= Exercise prompt =
Tally up the lines below that include the word "getattr". Answer with the number alone.

= Task material =
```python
def _pending_layout_for(xs, consumer_steps):
    x_user = getattr(xs, '_pending_user', None)
    if x_user is None:
        return None
    done = int(getattr(xs, '_pending_steps', 0))
    if consumer_steps > 0 and consumer_steps == done:
        return x_user
    T, B, npad, G = xs.shape
# ... 109 lines not shown
            Xz[:, :, :X.shape[2]] = X
            X = Xz
    elif packed is None:
        X, wA = fused_pad_operands(X, wA.detach())
    B, T, _, N = X.shape
    G = wA.shape[3]
    F = wA.shape[0]
    K = max(wA.shape[2], wB.shape[2])
    plan = graph.fused_plan()
    st = _stream()
    dev = X.device
    X = X.contiguous()
    h0 = h0.contiguous()
    events = None
    inline = False
    if packed is not None:
        xs, hs_all = packed
    elif gates is None and gate_values is None and X.data_ptr() % 16 == 0 and (
            fused_inline_pack_ok(plan, N, F, G, K) or (head is None and not os.environ.get('GCRNN_NO_INLINE_PACK')
                                                       and fused_wide_plan(graph, B, T, N, F, G, K, True, rank1=True) is not None)):
        xs, hs_all = fused_pack_inputs(X, h0, graph, first_only=True)
        inline = True
    elif gates is None and fused_overlap_ok(X):
        xs, hs_all, events = fused_pack_inputs(X, h0, graph, overlap=True)
    elif gates is not None and gate_values is None:
        xs, hs_all = fused_pack_inputs_gated(X, h0, graph, F, K)
    else:
        xs, hs_all = fused_pack_inputs(X, h0, graph)
    h0s, hs = hs_all[:1], hs_all[1:]
    gi = gf = None
    if gate_values is not None:
        gi, gf = (g.detach().float().contiguous() for g in gate_values)
        assert tuple(gi.shape) == (T, B) and tuple(gf.shape) == (T, B)
    elif gates is not None:
        hzero = fused_h0_zero_flag(h0)
        g = {}
        gp = {}
        for name in ('in', 'forget'):
            wA_g, wB_g, bias_g, lin_w, lin_b = gates[name]
            if wA_g.shape[3] != G:
                wA_g = torch.nn.functional.pad(wA_g.detach(), (0, G - wA_g.shape[3]))
            assert max(wA_g.shape[2], wB_g.shape[2]) == K and wA_g.shape[0] == F
            gp[name] = (wA_g, wB_g, bias_g, lin_w, lin_b)
# ... 20 lines not shown
        check(lib.gcrnn_fused_forward_bf16(_p(xs), _p(h0s), _p(hs), _p(wpack), _p(b32), _p(gi), _p(gf), *_fused_graph_args(plan16 or plan),
                                           B, T, N, F, G, K, None, 2 if plan16 else 0, evs, plan.get('uniform_w', 0.0), _p(X) if inline else None,
                                           _p(hw), _p(part), st), 'fused_forward')
        y = part.sum(dim=2)
        if head[1] is not None:
            y = y + head[1].detach().float().reshape(())
        return y.permute(1, 0, 2).unsqueeze(2).contiguous()
    wide = fused_wide_plan(graph, B, T, N, F, G, K, inline, rank1=True, gated=(gi is not None)) if (evs is None and head is None and not (gi is not None and inline)) else None
    if wide is not None:
        if native_out:
            assert not return_states
            _fused_forward_wide(wide, xs, h0s, hs, wA, wB, b32, B, T, N, F, G, K, None, False, X if inline else None, st, gi=gi, gf=gf)
            Hv = hs.permute(1, 0, 3, 2)[:, :, :, :N]
            return Hv[:, T - 1:] if last_only else Hv
        H = torch.empty((B, 1 if last_only else T, F, N), dtype=torch.bfloat16, device=dev)
        _fused_forward_wide(wide, xs, h0s, hs, wA, wB, b32, B, T, N, F, G, K, H if direct else None, last_only, X if inline else None, st, gi=gi, gf=gf)
        if not direct:
            src = hs[T - 1:] if last_only else hs
            check(lib.gcrnn_unpack_seq_major(_lib.BF16, _p(src), _p(H), B, 1 if last_only else T, F, N, plan['npad'], None, st), 'unpack_seq')
        if return_states:
            return hs_all, plan, H
        return H
    plan16 = fused_img16_plan(graph, gi is not None, None)
    wpack = _fused_pack_weights(wA, wB, st)
    if native_out:
        assert not return_states
        check(lib.gcrnn_fused_forward_bf16(_p(xs), _p(h0s), _p(hs), _p(wpack), _p(b32), _p(gi), _p(gf), *_fused_graph_args(plan16 or plan),
                                           B, T, N, F, G, K, None, (2 if plan16 else 0), evs,
                                           plan.get('uniform_w', 0.0), _p(X) if inline else None, None, None, st),
              'fused_forward')
        Hv = hs.permute(1, 0, 3, 2)[:, :, :, :N]
        return Hv[:, T - 1:] if last_only else Hv
    H = torch.empty((B, 1 if last_only else T, F, N), dtype=torch.bfloat16, device=dev)
    check(lib.gcrnn_fused_forward_bf16(_p(xs), _p(h0s), _p(hs), _p(wpack), _p(b32), _p(gi), _p(gf), *_fused_graph_args(plan16 or plan),
                                       B, T, N, F, G, K, _p(H) if direct else None, int(last_only) | (2 if plan16 else 0), evs,
                                       plan.get('uniform_w', 0.0), _p(X) if inline else None, None, None, st),
          'fused_forward')
# ... 2147 lines not shown
```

= Exercise result =
2